Unravelling the optical properties and self-assembly behavior of ciprofloxacin in ionic liquid environments: probing the role of cationic residues and counter anions

Abstract

This study investigated the interaction of ciprofloxacin (CIP) with three different ionic liquids (ILs) featuring distinct cationic residues (pyrrolidinium, IL₁, vs. imidazolium, IL₂, with bis(trifluoromethylsulfonyl)imide as the counter anion) and counter anions bis(trifluoromethylsulfonyl)imide, IL₂, vs. hexafluorophosphate, IL₃, with imidazolium as the cationic residue) in an aqueous environment. A series of spectroscopic studies have been performed to elucidate the role of ILs in the optical properties as well as aggregation behavior of CIP. The fluorescence quenching experiment indicated that the IL with a pyrrolidinium residue showed stronger binding with CIP, while bis(trifluoromethylsulfonyl)imide was the preferred anion. These quenching effects might be attributed to complex formation mediated by charge-pair and cation–π interactions, along with hydrogen bonding. The Stern–Volmer analysis confirmed a static quenching mechanism, with binding constants (K_b) reflecting the stronger affinity of IL₁ due to the hydrophobic butyl group and the flexible pyrrolidinium cation, resulting in the formation of larger aggregates.

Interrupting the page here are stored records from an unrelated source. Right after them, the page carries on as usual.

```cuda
template <bool FIRST>
__global__ void __launch_bounds__(SORT_THREADS, SORT_MIN_BLOCKS) k_sort_pass(const int32_t* __restrict__ digits,
                                                            const uint64_t* __restrict__ in,
                                                            uint64_t* __restrict__ out, const sort_args a, int pass,
                                                            uint32_t* __restrict__ ctl,
                                                            unsigned long long* __restrict__ look, uint32_t tag) {
  __shared__ uint64_t s_items[SORT_TILE];
  __shared__ uint32_t s_warp[SORT_WARPS][SORT_BINS];
  __shared__ uint32_t s_glob[SORT_BINS];
  __shared__ uint32_t s_tmp[SORT_WARPS];
  __shared__ uint32_t s_tile;
  const int tid = threadIdx.x, lane = tid & 31, warp = tid >> 5;
  const unsigned lt_mask = (1u << lane) - 1u;
  const int shift = pass * a.sp.bits;
  const uint32_t mask = (1u << a.sp.bits) - 1u;

  if (tid == 0) s_tile = atomicAdd(&ctl[SORT_PASSES_MAX * SORT_BINS + pass], 1u);
#pragma unroll
  for (int w = 0; w < SORT_WARPS; w++) s_warp[w][tid] = 0;
  uint32_t M;
  const uint32_t bin_base = sort_block_scan(ctl[pass * SORT_BINS + tid], s_tmp, &M);
  const uint32_t tile = s_tile;
  const uint32_t count = FIRST ? a.count : M;
  if ((uint64_t)tile * SORT_TILE >= count) return;
  const uint32_t wbase = tile * SORT_TILE + warp * 32 * SORT_ITEMS + lane;

  uint64_t item[SORT_ITEMS];
#pragma unroll
  for (int j = 0; j < SORT_ITEMS; j++) {
    const uint32_t idx = wbase + 32u * j;
    if (FIRST) item[j] = idx < count ? (uint64_t)(uint32_t)digits[idx] : 0ull;
    else item[j] = idx < count ? in[idx] : 0ull;
  }
  uint32_t rank[SORT_ITEMS];
#pragma unroll
  for (int j = 0; j < SORT_ITEMS; j++) {
    const uint32_t idx = wbase + 32u * j;
    bool valid;
    if (FIRST) {
      const int32_t dgt = (int32_t)(uint32_t)item[j];
      valid = idx < count && dgt != 0;
      if (valid) {
        const uint32_t w = idx / a.n, i = idx - w * a.n;
        const uint32_t sign = dgt < 0 ? 1u : 0u;
        const uint32_t mag = sign ? (uint32_t)(-dgt) : (uint32_t)dgt;
        const uint32_t key = (w % (uint32_t)a.G) * a.B + (mag - 1);
        const uint32_t bi = i == a.blind_i ? a.h_index : a.base_offset + i;
        const uint32_t tix = (w / (uint32_t)a.G) * a.n_ck + bi;
        item[j] = ((uint64_t)key << 32) | ((uint64_t)sign << 31) | tix;
      }
    } else {
      valid = idx < count;
    }
    const uint32_t bin = (uint32_t)(item[j] >> (32 + shift)) & mask;
    unsigned peers = __ballot_sync(0xFFFFFFFFu, valid);
    rank[j] = NO_KEY;
    if (peers) {
      for (int b = 0; b < a.sp.bits; b++) {
        const unsigned m = __ballot_sync(0xFFFFFFFFu, (bin >> b) & 1u);
        peers &= ((bin >> b) & 1u) ? m : ~m;
      }
      const uint32_t before = valid ? s_warp[warp][bin] : 0u;
      __syncwarp();
      if (valid) {
        rank[j] = before + (uint32_t)__popc(peers & lt_mask);
        if ((peers & lt_mask) == 0) s_warp[warp][bin] = before + (uint32_t)__popc(peers);
      }
      __syncwarp();
    }
  }
  __syncthreads();

  uint32_t run = 0;
#pragma unroll
  for (int w = 0; w < SORT_WARPS; w++) {
    const uint32_t c = s_warp[w][tid];
    s_warp[w][tid] = run;
    run += c;
  }
  volatile unsigned long long* vlook = look;
  const size_t slot = (size_t)tile * SORT_BINS + tid;
  vlook[slot] = look_word(tag, tile == 0, run);
  uint32_t tile_total;
  const uint32_t tile_off = sort_block_scan(run, s_tmp, &tile_total);
  uint32_t excl = 0;
  for (uint32_t t = tile; t > 0;) {
    unsigned long long v[SORT_LOOK_WINDOW];
#pragma unroll
    for (int q = 0; q < SORT_LOOK_WINDOW; q++)
      v[q] = (uint32_t)q < t ? vlook[(size_t)(t - 1 - q) * SORT_BINS + tid] : 0ull;
    bool go = true;
#pragma unroll
    for (int q = 0; q < SORT_LOOK_WINDOW; q++) {
      go = go && t > 0 && (uint32_t)(v[q] >> 33) == tag;
      if (go) {
        excl += (uint32_t)v[q];
        t = (v[q] & LOOK_INCLUSIVE) ? 0u : t - 1;
      }
    }
  }
  if (tile != 0) vlook[slot] = look_word(tag, true, excl + run);
  s_glob[tid] = bin_base + excl - tile_off;
#pragma unroll
  for (int w = 0; w < SORT_WARPS; w++) s_warp[w][tid] += tile_off;
  __syncthreads();

#pragma unroll
  for (int j = 0; j < SORT_ITEMS; j++) {
    if (rank[j] != NO_KEY) {
      const uint32_t bin = (uint32_t)(item[j] >> (32 + shift)) & mask;
      s_items[s_warp[warp][bin] + rank[j]] = item[j];
    }
  }
  __syncthreads();
  for (uint32_t k = tid; k < tile_total; k += SORT_THREADS) {
    const uint64_t e = s_items[k];
    const uint32_t bin = (uint32_t)(e >> (32 + shift)) & mask;
    out[s_glob[bin] + k] = e;
  }
}

static __global__ void __launch_bounds__(SORT_THREADS) k_sort_starts(const uint64_t* __restrict__ entries,
                                                              const uint32_t* __restrict__ ctl, const sort_plan sp,
                                                              uint32_t K, uint32_t* __restrict__ start,
                                                              uint32_t* __restrict__ heavy, uint32_t heavy_min,
                                                              uint32_t heavy_cap) {
  __shared__ uint32_t s_base[SORT_BINS + 1];
  __shared__ uint32_t s_start[SORT_THREADS + 1];
  __shared__ uint32_t s_tmp[SORT_WARPS];
  const int tid = threadIdx.x;
  const int last = sp.passes - 1, shift = last * sp.bits;
  uint32_t M;
  s_base[tid] = sort_block_scan(ctl[last * SORT_BINS + tid], s_tmp, &M);
  if (tid == 0) s_base[SORT_BINS] = M;
  __syncthreads();
  auto lower_bound = [&](uint32_t k) -> uint32_t {
    if (k >= K) return M;
    const uint32_t top = k >> shift;
    uint32_t lo = s_base[top], hi = s_base[top + 1];
    while (lo < hi) {
      const uint32_t mid = lo + (hi - lo) / 2;
      if ((uint32_t)(entries[mid] >> 32) < k) lo = mid + 1;
      else hi = mid;
    }
    return lo;
  };
  const uint32_t k = blockIdx.x * SORT_THREADS + tid;
  s_start[tid] = lower_bound(k);
  if (tid == SORT_THREADS - 1) s_start[SORT_THREADS] = lower_bound(k + 1);
  __syncthreads();
  if (k <= K) start[k] = s_start[tid];
  if (k < K && s_start[tid + 1] - s_start[tid] > heavy_min) {
    const uint32_t slot = atomicAdd(&heavy[0], 1u);
    if (slot < heavy_cap) heavy[1 + slot] = k;
  }
}

}
```

Baseline: 274.9 million.

## Specialize from-Montgomery reduction, raise histogram blocks, strength-reduce sort index division

fe_from_mont now runs eight Montgomery reduction rounds on the input directly instead of a full multiplication by one, removing the partial-product work. The sort histogram grid grows from 1024 to 4096 blocks. In the first scatter pass, the per-item window/group/index division and modulo are replaced by incremental counters advanced by 32 per item, which avoids integer divisions per key. The counter update loop handles the case where n is smaller than 32 by looping, adding branches.

```diff
diff --git a/nova_b200/csrc/field.cuh b/nova_b200/csrc/field.cuh
--- a/nova_b200/csrc/field.cuh
+++ b/nova_b200/csrc/field.cuh
@@ -591,10 +591,23 @@
 
 template <class F>
 NOVA_HD fe_t fe_from_mont(const fe_t& a) {
-  fe_t one;
-#pragma unroll
-  for (int i = 0; i < 8; i++) one.l[i] = (i == 0);
-  return fe_mul<F>(a, one);
+  uint32_t E[17], O[17];
+#pragma unroll
+  for (int i = 0; i < 17; i++) E[i] = O[i] = 0;
+#pragma unroll
+  for (int i = 0; i < 8; i++) E[i] = a.l[i];
+  mont_reduce_round<F, 0>(E, O);
+  mont_reduce_round<F, 1>(E, O);
+  mont_reduce_round<F, 2>(E, O);
+  mont_reduce_round<F, 3>(E, O);
+  mont_reduce_round<F, 4>(E, O);
+  mont_reduce_round<F, 5>(E, O);
+  mont_reduce_round<F, 6>(E, O);
+  mont_reduce_round<F, 7>(E, O);
+  fe_t r;
+  add8_cin(r.l, &E[8], &O[8], E[7], O[7]);
+  fe_reduce_once<F>(r.l);
+  return r;
 }
 
 template <class F>
diff --git a/nova_b200/csrc/msm_sort.cuh b/nova_b200/csrc/msm_sort.cuh
--- a/nova_b200/csrc/msm_sort.cuh
+++ b/nova_b200/csrc/msm_sort.cuh
@@ -18,7 +18,7 @@
 constexpr int SORT_BINS = 1 << SORT_RADIX_MAX;
 constexpr int SORT_PASSES_MAX = 4;
 constexpr int SORT_CTL_WORDS = SORT_PASSES_MAX * SORT_BINS + SORT_PASSES_MAX;
-constexpr unsigned SORT_HIST_BLOCKS = 1024;
+constexpr unsigned SORT_HIST_BLOCKS = 4096;
 constexpr int SORT_LOOK_WINDOW = 4;
 constexpr int SORT_MIN_BLOCKS = 3;
 static_assert(SORT_BINS == SORT_THREADS, "the per-bin steps run one bin per thread");
@@ -184,20 +184,32 @@
     else item[j] = idx < count ? in[idx] : 0ull;
   }
   uint32_t rank[SORT_ITEMS];
+  uint32_t i = 0, g = 0, t = 0;
+  if (FIRST) {
+    const uint32_t w = wbase / a.n;
+    i = wbase - w * a.n;
+    t = w / (uint32_t)a.G;
+    g = w - t * (uint32_t)a.G;
+  }
 #pragma unroll
   for (int j = 0; j < SORT_ITEMS; j++) {
     const uint32_t idx = wbase + 32u * j;
     bool valid;
     if (FIRST) {
+      if (j)
+        for (i += 32; i >= a.n; i -= a.n)
+          if (++g == (uint32_t)a.G) {
+            g = 0;
+            t++;
+          }
       const int32_t dgt = (int32_t)(uint32_t)item[j];
       valid = idx < count && dgt != 0;
       if (valid) {
-        const uint32_t w = idx / a.n, i = idx - w * a.n;
         const uint32_t sign = dgt < 0 ? 1u : 0u;
         const uint32_t mag = sign ? (uint32_t)(-dgt) : (uint32_t)dgt;
-        const uint32_t key = (w % (uint32_t)a.G) * a.B + (mag - 1);
+        const uint32_t key = g * a.B + (mag - 1);
         const uint32_t bi = i == a.blind_i ? a.h_index : a.base_offset + i;
-        const uint32_t tix = (w / (uint32_t)a.G) * a.n_ck + bi;
+        const uint32_t tix = t * a.n_ck + bi;
         item[j] = ((uint64_t)key << 32) | ((uint64_t)sign << 31) | tix;
       }
     } else {
```

After: 278.5 million, median of 6. 1.01x the previous value.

In contrast, the imidazolium residue in IL₂ facilitated π–π and hydrogen-bond interactions, disrupting CIP aggregation and resulting in smaller clusters. The polarizable nature of bis(trifluoromethylsulfonyl)imide along with its hydrogen bond-accepting ability enabled stronger binding of ILs containing this anion to CIP compared to hexafluorophosphate-containing ILs. Further studies indicated that pH 6 is optimum for CIP–IL interactions, where CIP remained in its zwitterionic form. Increased temperature and ionic strength diminished the quenching efficiency, consistent with the reduced stability of CIP–IL complexes under such conditions.